- **PROBLEM TO WORK ON**:
Below are some records. Pull every line that contains the word "close".

==== DATA SUPPLIED

# josefmaierfl/matchinglib_poselib

Hardware: AMD Instinct MI355X
Metric: descriptor-pairs/s (8k x 8k ORB BF-Hamming kNN=2 + ratio) (higher is better)
Workload: dtype fp4 (E2M1 MFMA, f32 accumulate: exact); 1 GPU; C2: 8192x8192 ORB-256 BF-Hamming kNN=2 + 0.75 ratio + DMatch rows, 64 image pair(s) per GPU per step; pairs_per_gpu=64, settle_steps=400, solver_polish=1

## Files before the change

### include/mlpl_debug.h

```cpp
#ifndef MLPL_DEBUG_H
#define MLPL_DEBUG_H
#include "mlpl_c.h"

#ifdef __cplusplus
extern "C" {
#endif

int mlpl_debug_arrsac_trace(mlpl_ctx *ctx, int32_t *buf, int cap);

int mlpl_debug_usac_trace(mlpl_ctx *ctx, double *buf, int cap_records);

int mlpl_debug_ransac_draw(mlpl_ctx *ctx, long long out[2]);

long long mlpl_debug_fiber_selftest(int n, int workers, int rounds);

int mlpl_debug_eig9(mlpl_ctx *ctx, const double *G, const double *start, int count, double *out12, double *jacobi10);

int mlpl_debug_dk_stats(mlpl_ctx *ctx, int enable, int stats[16]);

int mlpl_debug_l2_flags(mlpl_ctx *ctx, int flags[4]);

int mlpl_debug_hamming_stamps(mlpl_ctx *ctx, unsigned long long *out, int max_items);

int mlpl_debug_hamming_clock(mlpl_ctx *ctx, unsigned long long *out, int max_items);

int mlpl_debug_hop_trace(mlpl_ctx *ctx, float *us, int *codes, int max_items, long long *ws_grows);

int mlpl_debug_last_kernels(mlpl_ctx *ctx, int out[13]);

int mlpl_debug_last_hamming_top2(mlpl_ctx *ctx);

int mlpl_debug_last_l2_match(mlpl_ctx *ctx, int out[4]);

int mlpl_debug_l2_fold_counts(mlpl_ctx *ctx, const float *d_q, int nq, size_t q_stride, size_t q_batch_stride, const float *d_t, int nt,
                              size_t t_stride, size_t t_batch_stride, int dim, int ratio_test, float ratio, int batch, int32_t *d_idx, float *d_dist,
                              int32_t *counts);

int mlpl_debug_count_pass(mlpl_ctx *ctx, const double *p1, const double *p2, int n, const double *E, int n_live, int n_bound,
                          const int32_t *ids, int table_len, double thresh2, int point_splits, int32_t *table_inout);

#ifdef __cplusplus
}
#endif
#endif
```

### matchinglib_poselib_amd/_lib.py

```python
from __future__ import annotations

import ctypes as C
import os
import threading

_HERE = os.path.dirname(os.path.abspath(__file__))
_LIB_PATH = os.environ.get("MLPL_LIB_PATH") or os.path.join(_HERE, "lib", "libmlpl_hip.so")

MLPL_OK = 0
MLPL_E_BAD_INPUT = -1
MLPL_E_UNSUPPORTED = -2
MLPL_E_FAILED = -3
MLPL_E_INTERNAL = -103
MLPL_E_FEW_KEYPOINTS = -4
MLPL_E_NO_DEVICE = -100
MLPL_E_HIP = -101
MLPL_E_NOMEM = -102


class MlplError(RuntimeError):
    def __init__(self, code: int, where: str, msg: str = ""):
        self.code = code
        super().__init__(f"{where} failed with code {code}: {msg}")

# ... 77 lines not shown
    "mlpl_usac_essential_dev": (c_int, [c_void_p, c_void_p, c_void_p, c_int, c_void_p, c_void_p, c_void_p, c_void_p, c_void_p]),
    "mlpl_usac_essential_batch_dev": (c_int, [c_void_p, c_int, c_void_p, c_void_p, c_int, c_void_p, c_void_p, c_void_p, c_void_p, c_void_p, c_void_p,
                                              c_void_p, c_void_p, c_int, c_void_p, c_void_p]),
    "mlpl_usac_last_stats": (c_int, [c_void_p, c_void_p]),
    "mlpl_usac_last_degeneracy": (c_int, [c_void_p, c_void_p, c_void_p, c_void_p, c_int]),
    "mlpl_debug_usac_trace": (c_int, [c_void_p, c_void_p, c_int]),
    "mlpl_ransac_essential": (c_int, [c_void_p, c_void_p, c_void_p, c_int, c_double, c_double, c_int, c_int, c_u32,
                                      c_void_p, c_void_p, C.POINTER(c_int), C.POINTER(c_int)]),
    "mlpl_ransac_essential_dev": (c_int, [c_void_p, c_void_p, c_void_p, c_int, c_double, c_double, c_int, c_int,
                                          c_u32, c_void_p, c_void_p, C.POINTER(c_int), C.POINTER(c_int), c_void_p]),
    "mlpl_solve_5pt": (c_int, [c_void_p, c_void_p, c_void_p, c_int, c_void_p, c_int, c_void_p, c_void_p]),
    "mlpl_score_models": (c_int, [c_void_p, c_void_p, c_void_p, c_int, c_void_p, c_int, c_double, c_void_p,
                                  c_void_p]),
    "mlpl_ransac_last_stats": (c_int, [c_void_p, c_void_p]),
    "mlpl_debug_ransac_draw": (c_int, [c_void_p, c_void_p]),
    "mlpl_debug_fiber_selftest": (C.c_longlong, [c_int, c_int, c_int]),
    "mlpl_debug_eig9": (c_int, [c_void_p, c_void_p, c_void_p, c_int, c_void_p, c_void_p]),
    "mlpl_debug_dk_stats": (c_int, [c_void_p, c_int, c_void_p]),
    "mlpl_debug_hamming_stamps": (c_int, [c_void_p, c_void_p, c_int]),
    "mlpl_debug_hamming_clock": (c_int, [c_void_p, c_void_p, c_int]),
    "mlpl_debug_hop_trace": (c_int, [c_void_p, c_void_p, c_void_p, c_int, c_void_p]),
    "mlpl_debug_last_kernels": (c_int, [c_void_p, c_void_p]),
    "mlpl_debug_last_hamming_top2": (c_int, [c_void_p]),
    "mlpl_debug_count_pass": (c_int, [c_void_p, c_void_p, c_void_p, c_int, c_void_p, c_int, c_int, c_void_p, c_int, c_double, c_int,
                                      c_void_p]),
    "mlpl_pair_pose_dev": (c_int, [c_void_p, c_void_p, c_int, c_void_p, c_int, c_int, c_void_p, c_void_p, c_void_p, c_void_p, c_double,
                                   c_int, c_double, c_int, c_u32, c_double, c_void_p, c_void_p]),
    "mlpl_pair_pose_batch_dev": (c_int, [c_void_p, c_int, c_void_p, c_int, c_void_p, c_int, c_int, c_void_p, c_void_p, c_void_p, c_void_p, c_double,
                                         c_int, c_double, c_int, c_void_p, c_double, c_void_p, c_void_p, c_void_p]),
    "mlpl_pair_pose_f32_dev": (c_int, [c_void_p, c_void_p, c_int, c_void_p, c_int, c_int, c_void_p, c_void_p, c_void_p, c_void_p, c_double,
                                       c_int, c_double, c_int, c_u32, c_double, c_void_p, c_void_p]),
    "mlpl_pair_pose_batch_f32_dev": (c_int, [c_void_p, c_int, c_void_p, c_int, c_void_p, c_int, c_int, c_void_p, c_void_p, c_void_p, c_void_p, c_double,
                                             c_int, c_double, c_int, c_void_p, c_double, c_void_p, c_void_p, c_void_p]),
    "mlpl_pair_pose_batch_usac_f32_dev": (c_int, [c_void_p, c_int, c_void_p, c_int, c_void_p, c_int, c_int, c_void_p, c_void_p, c_void_p, c_void_p, c_void_p, c_int,
                                                  c_void_p, c_double, c_void_p, c_void_p, c_void_p]),
    "mlpl_pair_pose_batch_arrsac_f32_dev": (c_int, [c_void_p, c_int, c_void_p, c_int, c_void_p, c_int, c_int, c_void_p, c_void_p, c_void_p, c_void_p, c_double, c_int,
                                                    c_void_p, c_double, c_void_p, c_void_p, c_void_p]),
    "mlpl_pair_pose_batch_lanes_dev": (c_int, [c_void_p, c_void_p, c_int, c_int, c_void_p, c_int, c_void_p, c_int, c_int, c_void_p, c_void_p, c_void_p, c_void_p,
                                               c_double, c_int, c_double, c_void_p, c_double, c_void_p, c_void_p, c_void_p]),
    "mlpl_pair_pose_batch_usac_dev": (c_int, [c_void_p, c_int, c_void_p, c_int, c_void_p, c_int, c_int, c_void_p, c_void_p, c_void_p, c_void_p, c_void_p, c_int,
                                              c_void_p, c_double, c_void_p, c_void_p, c_void_p]),
    "mlpl_pair_pose_batch_arrsac_dev": (c_int, [c_void_p, c_int, c_void_p, c_int, c_void_p, c_int, c_int, c_void_p, c_void_p, c_void_p, c_void_p, c_double, c_int,
                                                c_void_p, c_double, c_void_p, c_void_p, c_void_p]),
    "mlpl_sorted_match_idx": (c_int, [c_void_p, c_int, c_void_p]),
    "mlpl_pair_batch_last_stats": (c_int, [c_void_p, c_void_p]),
    "mlpl_ransac_essential_batch_dev": (c_int, [c_void_p, c_int, c_void_p, c_void_p, c_int, c_void_p, c_double, c_int, c_double, c_void_p, c_int, c_double,
# ... 118 lines not shown
        check(self._lib.mlpl_ctx_synchronize(self._h), "mlpl_ctx_synchronize")

    def set_option(self, name: str, value: int):
        check(self._lib.mlpl_set_option(self._h, name.encode(), int(value)), "mlpl_set_option")

    def get_option(self, name: str) -> int:
        v = C.c_int(0)
        check(self._lib.mlpl_get_option(self._h, name.encode(), C.byref(v)), "mlpl_get_option")
        return v.value

    def last_kernels(self) -> list:
        out = (C.c_int * 13)()
        n = self._lib.mlpl_debug_last_kernels(self._h, out)
        if n < 0:
            raise MlplError(n, "mlpl_debug_last_kernels", last_error())
        return list(out[:n])

    def last_hamming_top2(self) -> int:
        n = self._lib.mlpl_debug_last_hamming_top2(self._h)
        if n < 0:
            raise MlplError(n, "mlpl_debug_last_hamming_top2", last_error())
        return n

    def last_l2_match(self) -> list:
        out = (C.c_int * 4)()
        n = self._lib.mlpl_debug_last_l2_match(self._h, out)
        if n < 0:
            raise MlplError(n, "mlpl_debug_last_l2_match", last_error())
        return list(out[:n])

    def close(self):
        if getattr(self, "_h", None) is not None and self._h:
            self._lib.mlpl_ctx_destroy(self._h)
            self._h = None

    def __del__(self):
        try:
            self.close()
        except Exception:
            pass

    def __enter__(self):
        return self

    def __exit__(self, *exc):
        self.close()
# ... 15 lines not shown
```

### matchinglib_poselib_amd/csrc/capi.hip

```cpp

#include <algorithm>
#include <cfloat>
#include <cstdlib>
#include <cstring>
#include <new>

#include "mlpl_internal.h"

namespace mlpl {

static thread_local char g_err[512] = "";

void set_error(const char *fmt, ...) {
    va_list ap;
    va_start(ap, fmt);
    vsnprintf(g_err, sizeof(g_err), fmt, ap);
    va_end(ap);
}
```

========

- **TASK OUTPUT**:
    def close(self):
            self.close()
        self.close()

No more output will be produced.